→ WHAT THIS TASK INVOLVES
From the data below, copy exactly the lines that lie between the one holding "CALL(3, 2, MAT_GENERAL);" and the one holding "CALL(2, 1, MAT_ORTHO);", including both, and nothing more.
Top of DATA FOR REVIEW
template <int DIM>
DEV void pair_H(const double *__restrict__ g, uint32_t offs , double S0, double S1, double S2,
                double S3, double (&H)[DIM][DIM]) {
#ifndef MFH_ASM_ABLATE
#define MFH_ASM_ABLATE 0
#endif
    const double vol = MFH_ASM_ABLATE >= 1 ? 1.0 : g[12];
    S0 *= vol; S1 *= vol; S2 *= vol; S3 *= vol;
    const char *gb = reinterpret_cast<const char *>(g);
    const double *gsi = reinterpret_cast<const double *>(gb + (offs & 0xffu)), *gti = reinterpret_cast<const double *>(gb + ((offs >> 8) & 0xffu)),
                 *gsj = reinterpret_cast<const double *>(gb + ((offs >> 16) & 0xffu)), *gtj = reinterpret_cast<const double *>(gb + (offs >> 24));
    double ua[DIM], ub[DIM], p[DIM], q[DIM];
#pragma unroll
    for (int a = 0; a < DIM; ++a) {
        ua[a] = MFH_ASM_ABLATE >= 1 ? S0 + a : gsi[a]; ub[a] = MFH_ASM_ABLATE >= 1 ? S1 - a : gti[a];
        const double va = MFH_ASM_ABLATE >= 2 ? S2 + a : gsj[a], vb = MFH_ASM_ABLATE >= 2 ? S3 - a : gtj[a];
// ... 183 lines not shown
            const double c00 = a11 * a22 - a12 * a12, c01 = a02 * a12 - a01 * a22, c02 = a01 * a12 - a02 * a11;
            const double c11 = a00 * a22 - a02 * a02, c12 = a01 * a02 - a00 * a12, c22 = a00 * a11 - a01 * a01;
            const double det = a00 * c00 + a01 * c01 + a02 * c02;
            if (!(a00 > 0 && c22 > 0 && det > 0 && q[6] > 0 && q[7] > 0 && q[8] > 0)) atomicAdd(negCount + 1, 1);
            g[13 + npack<3>(0, 0)] = c00 / det; g[13 + npack<3>(0, 1)] = c01 / det; g[13 + npack<3>(0, 2)] = c02 / det;
            g[13 + npack<3>(1, 1)] = c11 / det; g[13 + npack<3>(1, 2)] = c12 / det; g[13 + npack<3>(2, 2)] = c22 / det;
            g[ortho_shear_offset<3>() + 0] = q[6]; g[ortho_shear_offset<3>() + 1] = q[7]; g[ortho_shear_offset<3>() + 2] = q[8];
        } else {
            const double *q = mp + e * 4;
            const double a00 = 1.0 / q[0], a01 = -q[2] / q[1], a11 = 1.0 / q[1];
            const double det = a00 * a11 - a01 * a01;
            if (!(a00 > 0 && det > 0 && q[3] > 0)) atomicAdd(negCount + 1, 1);
            g[13 + npack<2>(0, 0)] = a11 / det; g[13 + npack<2>(0, 1)] = -a01 / det; g[13 + npack<2>(1, 1)] = a00 / det;
            g[ortho_shear_offset<2>()] = q[3];
        }
    } else {
        const double *q = mp + e * FL * FL;
        for (int r = 0; r < FL; ++r)
            for (int c = r; c < FL; ++c) g[13 + dpack<DIM>(r, c)] = q[r * FL + c];
    }
    }
    __syncthreads();
    const int64_t e0 = (int64_t)blockIdx.x * blockDim.x;
    const int nLive = (int)(nElem - e0 < (int64_t)blockDim.x ? nElem - e0 : (int64_t)blockDim.x);
    double *out = geo + e0 * stride;
    for (int q = threadIdx.x; q < nLive * stride; q += blockDim.x) {
        const int el = q / stride;
        out[q] = recs[(size_t)el * (stride + 1) + (q - el * stride)];
    }
}

template <int DIM, int DEG, int MAT> DEV constexpr bool asm_uses_table() { return DEG == 2 && MAT != MAT_MASS; }
constexpr int ASM_CODE_SHIFT = 7;

template <int DIM, int DEG, int MAT, bool UPPER = false, bool DET = false>
__global__ void __launch_bounds__(256, (MAT == MAT_GENERAL || MAT == MAT_ORTHO) ? 1 : 8) k_assemble_gather(AsmArgs a) {
    constexpr int NB = mat_nb<DIM, MAT>();
    constexpr int NPE = (DIM == 3) ? (DEG == 1 ? 4 : 10) : (DEG == 1 ? 3 : 6);
    constexpr bool TAB = asm_uses_table<DIM, DEG, MAT>();
    extern __shared__ __attribute__((aligned(16))) double acc[];
    const int CS = a.chunkSlots + 2;
    double *tabS = acc + (size_t)NB * CS;
    uint32_t *tabO = reinterpret_cast<uint32_t *>(tabS + NPE * NPE * 4);
    uint32_t *turn = tabO + NPE * NPE;
    const PairConst pc{a.pairConst[0], a.pairConst[1], a.pairConst[2], a.pairConst[3], a.pairConst[4], a.pairConst[5]};
    const int64_t item = a.xcd == 1 ? xcd_item(blockIdx.x, gridDim.x) : (a.xcd > 1 ? xcd_group_item(blockIdx.x, gridDim.x, a.xcd) : (int64_t)blockIdx.x);
    const int64_t chunk = a.chunkOrder ? (int64_t)a.chunkOrder[item] : item;
    const int r0 = a.chunkRow[chunk], r1 = a.chunkRow[chunk + 1];
    const int s0 = a.rowPtr[r0];
    const int ns = a.rowPtr[r1] - s0;
    const uint32_t eBase = a.chunkElemBase ? (uint32_t)a.chunkElemBase[chunk] : 0u;
    const int par = s0 & 1;
    for (int t = threadIdx.x; t < ns + par; t += 256)
#pragma unroll
        for (int c = 0; c < NB; ++c) acc[c * CS + t] = 0.0;
    if (DET && threadIdx.x == 0) *turn = 0u;
    if (TAB) {
        for (int t = threadIdx.x; t < NPE * NPE; t += 256) {
            const int i = t / NPE, j = t - i * NPE;
#pragma unroll
            for (int k = 0; k < 4; ++k) tabS[t * 4 + k] = a.pairTable[t * 4 + k];
            tabO[t] = (uint32_t)(sup_s<DIM, DEG>(i) * DIM * 8) | ((uint32_t)(sup_t<DIM, DEG>(i) * DIM * 8) << 8) |
                      ((uint32_t)(sup_s<DIM, DEG>(j) * DIM * 8) << 16) | ((uint32_t)(sup_t<DIM, DEG>(j) * DIM * 8) << 24);
        }
    }
    __syncthreads();
    const int64_t kb = a.contribPtr[chunk], ke = a.contribPtr[chunk + 1];
    constexpr int U = 2;
    constexpr bool det = DET;
    unsigned turnNo = threadIdx.x >> 6;
    for (int64_t k0 = kb + threadIdx.x; det ? (k0 - threadIdx.x < ke) : (k0 < ke); k0 += 256 * U) {
        uint32_t code[U];
        int ls[U];
        bool ok[U];
#pragma unroll
        for (int u = 0; u < U; ++u) {
            const int64_t kk = k0 + (int64_t)u * 256;
            ok[u] = kk < ke;
            code[u] = ok[u] ? a.contribCode[kk] : a.contribCode[kb];
            ls[u] = (ok[u] ? (int)a.contribSlot[kk] : 0) + par;
        }
#pragma unroll
        for (int u = 0; u < U; ++u) {
            double K[NB];
            if (ok[u]) {
            uint32_t e;
            int ij;
            if (a.chunkElemBase) { e = eBase + (code[u] >> ASM_CODE_SHIFT); ij = (int)(code[u] & ((1u << ASM_CODE_SHIFT) - 1)); }
            else { e = code[u] / (NPE * NPE); ij = (int)(code[u] - e * (NPE * NPE)); }
            const double *g = a.geo + (int64_t)e * a.geoStride;
            if (TAB) {
                typedef double dv2 __attribute__((ext_vector_type(2)));
                const dv2 s01 = *reinterpret_cast<const dv2 *>(&tabS[ij * 4]), s23 = *reinterpret_cast<const dv2 *>(&tabS[ij * 4 + 2]);
                const uint32_t offs = tabO[ij];
                double H[DIM][DIM];
                pair_H<DIM>(g, offs, s01.x, s01.y, s23.x, s23.y, H);
                block_from_H<DIM, MAT>(g, H, K);
            } else {
                const int i = ij / NPE, j = ij - i * NPE;
                elem_block<DIM, DEG, MAT>(g, MAT == MAT_MASS ? a.massTable : a.pairTable, pc, i, j, K);
            }
            }
            if (det) {
                if ((threadIdx.x & 63) == 0)
                    while (__hip_atomic_load(turn, __ATOMIC_ACQUIRE, __HIP_MEMORY_SCOPE_WORKGROUP) != turnNo) __builtin_amdgcn_s_sleep(1);
                if (ok[u]) {
#pragma unroll
                    for (int c = 0; c < NB; ++c) unsafeAtomicAdd(&acc[c * CS + ls[u]], K[c]);
                }
                __builtin_amdgcn_fence(__ATOMIC_RELEASE, "workgroup");
                if ((threadIdx.x & 63) == 0) __hip_atomic_store(turn, turnNo + 1u, __ATOMIC_RELEASE, __HIP_MEMORY_SCOPE_WORKGROUP);
                turnNo += 4u;
            } else if (ok[u]) {
#pragma unroll
                for (int c = 0; c < NB; ++c) unsafeAtomicAdd(&acc[c * CS + ls[u]], K[c]);
            }
            __builtin_amdgcn_sched_barrier(0);
        }
    }
    __syncthreads();
    const int nl = ns + par;
    const int64_t sbase = (int64_t)s0 - par;
    const int pfirst = par;
    const int plast = nl >> 1;
    for (int p = pfirst + threadIdx.x; p < plast; p += 256) {
        const int t = 2 * p;
        const int64_t s = sbase + t;
#pragma unroll
        for (int c = 0; c < NB; ++c) {
// ... 1931 lines not shown
        const int key_ = (a.dim == 3 ? 0 : 6) + (a.deg == 2 ? 3 : 0) + (a.mat == MAT_GENERAL ? 1 : (a.mat == MAT_ORTHO ? 2 : 0)); \
        switch (key_) {                                                                  \
        case 0: { CALL(3, 1, MAT_ISO); } break;                                           \
        case 1: { CALL(3, 1, MAT_GENERAL); } break;                                       \
        case 2: { CALL(3, 1, MAT_ORTHO); } break;                                         \
        case 3: { CALL(3, 2, MAT_ISO); } break;                                           \
        case 4: { CALL(3, 2, MAT_GENERAL); } break;                                       \
        case 5: { CALL(3, 2, MAT_ORTHO); } break;                                         \
        case 6: { CALL(2, 1, MAT_ISO); } break;                                           \
        case 7: { CALL(2, 1, MAT_GENERAL); } break;                                       \
        case 8: { CALL(2, 1, MAT_ORTHO); } break;                                         \
        case 9: { CALL(2, 2, MAT_ISO); } break;                                           \
        case 10: { CALL(2, 2, MAT_GENERAL); } break;                                      \
        default: { CALL(2, 2, MAT_ORTHO); } break;                                        \
        }                                                                                \
    } while (0)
Bottom of DATA FOR REVIEW
→ EXPECTED ANSWER
        case 4: { CALL(3, 2, MAT_GENERAL); } break;                                       \
        case 5: { CALL(3, 2, MAT_ORTHO); } break;                                         \
        case 6: { CALL(2, 1, MAT_ISO); } break;                                           \
        case 7: { CALL(2, 1, MAT_GENERAL); } break;                                       \
        case 8: { CALL(2, 1, MAT_ORTHO); } break;                                         \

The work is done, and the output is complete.